Task goal
From the entries, filter out every line that lacks "slope" and copy the rest.

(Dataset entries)
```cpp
int lnsfaid_code_bf_walk(const lnsfaid_code* code, int32_t col_weight, uint32_t* full, uint32_t* flipped, uint32_t* fixed, int32_t* info);

int lnsfaid_kernel_residency(lnsfaid_ctx* ctx, int32_t* workgroups_per_cu, int32_t* lds_limit);


int lnsfaid_kernel_time(lnsfaid_ctx* ctx, double* out_ms, uint64_t* out_launches, int32_t reset);

void* lnsfaid_stream(lnsfaid_ctx* ctx);

const char* lnsfaid_strerror(int err);
const char* lnsfaid_last_hip_error(void);
const char* lnsfaid_version(void);

// ... 5 lines not shown
```

mod-interleaveavx_multithreads-faid_amd/csrc/lnsfaid_capi.hip:

```cpp
#include <hip/hip_runtime.h>

#include <dlfcn.h>
#include <rccl/rccl.h>

#include <cstdio>
#include <cstdlib>
#include <cstring>
#include <new>
#include <vector>

#include "lnsfaid_device.h"
#include "lnsfaid_line.h"
#include "lnsfaid_quantise.h"
#include "lnsfaid_swar.h"

extern "C" hipError_t lf_launch_decode(int method, int uniform_w, const LfKernelArgs* args, size_t lds_bytes,
                                       hipStream_t stream);
extern "C" const void* lf_decode_func(int method, int uniform_w);
extern "C" int lf_decode_threads(void);
extern "C" const void* lf_decode4_func(int method, int ef, int rm);
extern "C" int lf_decode4_threads(void);
extern "C" hipError_t lf_launch_decode4(int method, int ef, int rm, const LfKernelArgs* args, size_t lds_bytes, hipStream_t stream);
extern "C" int lf_decode4_rm_layers(void);
extern "C" const void* lf_decode4cw_func(int method, int ef, int rm);
// ... 1 lines not shown
extern "C" const void* lf_decode4p_func(int method, int ef, int rm, int per_codeword);
extern "C" hipError_t lf_launch_decode4p(int method, int ef, int rm, const LfKernelArgs* args, size_t lds_bytes, hipStream_t stream);
extern "C" hipError_t lf_launch_decode4pcw(int method, int ef, int rm, const LfCwArgs* args, size_t lds_bytes, hipStream_t stream);
extern "C" const void* lf_decode4l_func(int method, int ef, int rm);
extern "C" hipError_t lf_launch_decode4l(int method, int ef, int rm, const LfLineArgs* args, size_t lds_bytes, hipStream_t stream);
extern "C" hipError_t lf_launch_unpack_llr4(const uint8_t* d_llr4, int8_t* d_fix, size_t n_values, hipStream_t stream);
extern "C" hipError_t lf_launch_pack_bits(const int8_t* d_decoded, uint32_t* d_bits, size_t n_values, hipStream_t stream);
extern "C" hipError_t lf_launch_count_errors_packed(const uint32_t* d_bits, const uint32_t* d_msg, int n_var, int k_info, size_t n_cw,
                                                    unsigned long long* out, hipStream_t stream);
extern "C" int lf_decode4z_inst(int deg, int zg);
extern "C" const void* lf_decode4z_func(int method);
extern "C" hipError_t lf_launch_decode4z(int method, const LfKernelArgs* args, size_t lds_bytes, hipStream_t stream);
extern "C" int lf_decode4s_matches(const LfDevCode* code);
extern "C" const void* lf_decode4s_func(int method);
extern "C" hipError_t lf_launch_decode4s(int method, const LfKernelArgs* args, size_t lds_bytes, hipStream_t stream);
extern "C" const void* lf_decode5_func(int method);
extern "C" int lf_decode5_threads(void);
extern "C" hipError_t lf_launch_decode5(int method, const LfKernelArgs* args, size_t lds_bytes, hipStream_t stream);
extern "C" hipError_t lf_launch_count_errors(const int8_t* decoded, const int8_t* input_bits, int n_var, int k_info,
                                             size_t n_cw, unsigned long long* out, hipStream_t stream);

extern "C" hipError_t lf_launch_frontend(const uint32_t* d_seeds, const unsigned long long* d_draws, int n_streams, int mod_type,
                                         float sigma_ch, float scale, const int8_t* d_codeword, const int8_t* d_frames, int n_var,
                                         int n_check, int interleave, int fast, int8_t* d_fix, int count_limit,
                                         unsigned long long* d_frame_cnt, hipStream_t stream);
extern "C" hipError_t lf_launch_prefec(const float* d_rx, const int8_t* d_sent, size_t n_groups, int mod_type, int n_var, int n_check,
                                       int interleave, int scope, unsigned long long* d_out, hipStream_t stream);
extern "C" hipError_t lf_launch_prefec_fold(unsigned long long* d_frame_cnt, size_t n_streams, unsigned long long* d_acc, hipStream_t stream);
extern "C" hipError_t lf_launch_capture(const int8_t* d_fix, const int8_t* d_decoded, const int8_t* d_sent, size_t n_groups, int n_var,
                                        int n_check, uint32_t skip, uint32_t cap, uint2* d_cnt, uint32_t* d_slots,
// ... 435 lines not shown
    if (!out || !code || !cfg || max_groups == 0 || max_groups > ((size_t)1 << 24)) return LNSFAID_E_INVAL;
    *out = nullptr;
    lnsfaid_ctx* ctx = new (std::nothrow) lnsfaid_ctx();
    if (!ctx) return LNSFAID_E_NOMEM;
    ctx->device = device;
    ctx->max_groups = max_groups;
    if (const char* e = getenv("LNSFAID_ROWS_PER_LANE"))
        ctx->rows_per_lane = (e[0] == '2') ? 2 : 0;
    if (const char* e = getenv("LNSFAID_WAVES_PER_CODEWORD"))
        ctx->waves_per_cw = (e[0] == '2') ? 2 : 0;
    if (const char* e = getenv("LNSFAID_FRONTEND_EXACT"))
        ctx->fe_exact = (e[0] == '1') ? 1 : 0;
    if (const char* e = getenv("LNSFAID_MSG_STORE"))
        ctx->msg_store = (e[0] == 'h') ? LNSFAID_MSG_HBM : ((e[0] == 'r') ? LNSFAID_MSG_REGISTERS : 0);
    if (const char* e = getenv("LNSFAID_ZERO_SHIFT"))
        ctx->zero_shift = (e[0] == 'o' && e[1] == 'f') ? LNSFAID_ZERO_SHIFT_OFF : (e[0] == 'l' ? LNSFAID_ZERO_SHIFT_LOOP : 0);
    g_live_contexts.fetch_add(1, std::memory_order_relaxed);
    const int rc = create_impl(ctx, code, cfg);
    if (rc) { lnsfaid_destroy(ctx); return rc; }
    ctx->comb_slot = comb_join(ctx);
    *out = ctx;
    return LNSFAID_OK;
}
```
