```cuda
int v2e_conv_launch(const V2eConvLaunch *L, cudaStream_t st) {
    cudaError_t e;
    if (L->mh == 2 && L->p.BN == 128) e = conv_launch_wide<2, 128>(L, st);
    else if (L->mh == 1 && L->p.BN == 256) e = conv_launch_wide<1, 256>(L, st);
    else switch (L->p.BN) {
        case 16: e = conv_launch_bn<16>(L, st); break;
        case 32: e = conv_launch_bn<32>(L, st); break;
        case 64: e = conv_launch_bn<64>(L, st); break;
        case 128: e = conv_launch_bn<128>(L, st); break;
        default: return v2e_set_error(V2E_E_UNSUPPORTED, "conv_tc_kernel: unsupported tile width%s", "");
    }
    if (e != cudaSuccess) return v2e_set_error(V2E_E_CUDA, "conv_tc_kernel launch: %s", cudaGetErrorString(e));
    return V2E_OK;
}

size_t v2e_conv_launch_size(void) { return sizeof(V2eConvLaunch); }

static int device_sms() {
    int dev = 0, sms = 132;
    cudaGetDevice(&dev);
    cudaDeviceGetAttribute(&sms, cudaDevAttrMultiProcessorCount, dev);
    return sms;
}

extern "C" int v2e_conv2d_lrelu_sm100_tile(const void *x1_dev, int C1, const void *x2_dev, int C2,
                                           const void *wgt_dev, const float *bias_dev, int Cout_pad, int KH, int KW,
                                           int N, int H, int W, void *out_dev, int out_cstride, int out_mode,
                                           int co_real, float slope, int tile, void *stream) {
    V2eConvLaunch L;
    int rc = v2e_conv_prepare(&L, x1_dev, C1, x2_dev, C2, wgt_dev, bias_dev, Cout_pad, KH, KW, N, H, W, out_dev,
                              out_cstride, out_mode, co_real, slope, tile, device_sms());
    if (rc) return rc;
    return v2e_conv_launch(&L, (cudaStream_t)stream);
}

extern "C" int v2e_conv2d_lrelu_sm100(const void *x1_dev, int C1, const void *x2_dev, int C2,
                                      const void *wgt_dev, const float *bias_dev, int Cout_pad, int KH, int KW,
                                      int N, int H, int W, void *out_dev, int out_cstride, int out_mode,
                                      int co_real, float slope, void *stream) {
    return v2e_conv2d_lrelu_sm100_tile(x1_dev, C1, x2_dev, C2, wgt_dev, bias_dev, Cout_pad, KH, KW, N, H, W, out_dev,
                                       out_cstride, out_mode, co_real, slope, V2E_CONV_TILE_AUTO, stream);
}

struct V2eStripLaunch {
    CUtensorMap tmA, tmA2, tmB;
    StripParams p;
    int stacked;
    int grid;
    size_t smem;
};

static int make_rowseg_tmap(CUtensorMap *tm, const void *ptr, int N, int H, int W, int C, int KC, int KW) {
    EncodeTiledFn fn = encode_fn();
    if (!fn) return v2e_set_error(V2E_E_CUDA, "cuTensorMapEncodeTiled unavailable%s", "");
    cuuint64_t dims[4] = {(cuuint64_t)C, (cuuint64_t)W, (cuuint64_t)H, (cuuint64_t)N};
    cuuint64_t strides[3] = {(cuuint64_t)C * 2, (cuuint64_t)W * C * 2, (cuuint64_t)H * W * C * 2};
// ... 336 lines not shown
```

### v2e_b200/csrc/tc_common.cuh

```cuda
#pragma once
#include <cuda.h>
#include <cuda_runtime.h>
#include <stdint.h>

__device__ __forceinline__ uint32_t smem_u32(const void *p) { return (uint32_t)__cvta_generic_to_shared(p); }

__device__ __forceinline__ void mbar_init(uint64_t *bar, uint32_t count) {
    asm volatile("mbarrier.init.shared::cta.b64 [%0], %1;" ::"r"(smem_u32(bar)), "r"(count) : "memory");
}
__device__ __forceinline__ void fence_barrier_init() { asm volatile("fence.mbarrier_init.release.cluster;" ::: "memory"); }
__device__ __forceinline__ void fence_proxy_async() { asm volatile("fence.proxy.async.shared::cta;" ::: "memory"); }
__device__ __forceinline__ void mbar_expect_tx(uint64_t *bar, uint32_t bytes) {
    asm volatile("mbarrier.arrive.expect_tx.shared::cta.b64 _, [%0], %1;" ::"r"(smem_u32(bar)), "r"(bytes) : "memory");
}
__device__ __forceinline__ void mbar_arrive(uint64_t *bar) {
    asm volatile("mbarrier.arrive.shared::cta.b64 _, [%0];" ::"r"(smem_u32(bar)) : "memory");
}
__device__ __forceinline__ void mbar_wait(uint64_t *bar, uint32_t parity) {
    const uint32_t addr = smem_u32(bar);
    uint32_t done;
    do {
        asm volatile(
            "{\n\t.reg .pred p;\n\t"
            "mbarrier.try_wait.parity.shared::cta.b64 p, [%1], %2;\n\t"
            "selp.u32 %0, 1, 0, p;\n\t}"
            : "=r"(done) : "r"(addr), "r"(parity) : "memory");
    } while (!done);
}

__device__ __forceinline__ void prefetch_tmap(const CUtensorMap *tm) {
    asm volatile("prefetch.tensormap [%0];" ::"l"((uint64_t)tm) : "memory");
}
__device__ __forceinline__ void tma_load_4d(void *dst, const CUtensorMap *tm, uint64_t *bar, int c0, int c1, int c2, int c3) {
    asm volatile(
        "cp.async.bulk.tensor.4d.shared::cluster.global.tile.mbarrier::complete_tx::bytes [%0], [%1, {%3, %4, %5, %6}], [%2];"
        ::"r"(smem_u32(dst)), "l"((uint64_t)tm), "r"(smem_u32(bar)), "r"(c0), "r"(c1), "r"(c2), "r"(c3) : "memory");
}
__device__ __forceinline__ void tma_load_2d(void *dst, const CUtensorMap *tm, uint64_t *bar, int c0, int c1) {
    asm volatile(
        "cp.async.bulk.tensor.2d.shared::cluster.global.tile.mbarrier::complete_tx::bytes [%0], [%1, {%3, %4}], [%2];"
        ::"r"(smem_u32(dst)), "l"((uint64_t)tm), "r"(smem_u32(bar)), "r"(c0), "r"(c1) : "memory");
}

__device__ __forceinline__ uint32_t elect_one() {
    uint32_t pred;
    asm volatile("{\n\t.reg .pred p;\n\telect.sync _|p, 0xffffffff;\n\tselp.u32 %0, 1, 0, p;\n\t}" : "=r"(pred));
    return pred;
}

__device__ __forceinline__ void wgmma_fence() { asm volatile("wgmma.fence.sync.aligned;" ::: "memory"); }
__device__ __forceinline__ void wgmma_commit() { asm volatile("wgmma.commit_group.sync.aligned;" ::: "memory"); }
template <int N>
__device__ __forceinline__ void wgmma_wait() { asm volatile("wgmma.wait_group.sync.aligned %0;" ::"n"(N) : "memory"); }
template <int R>
__device__ __forceinline__ void wgmma_fence_regs(float (&d)[R]) {
#pragma unroll
    for (int i = 0; i < R; i++) asm volatile("" : "+f"(d[i])::"memory");
}
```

Task answer
                                           int co_real, float slope, int tile, void *stream) {
                              out_cstride, out_mode, co_real, slope, tile, device_sms());
                                      int co_real, float slope, void *stream) {
                                       out_cstride, out_mode, co_real, slope, V2E_CONV_TILE_AUTO, stream);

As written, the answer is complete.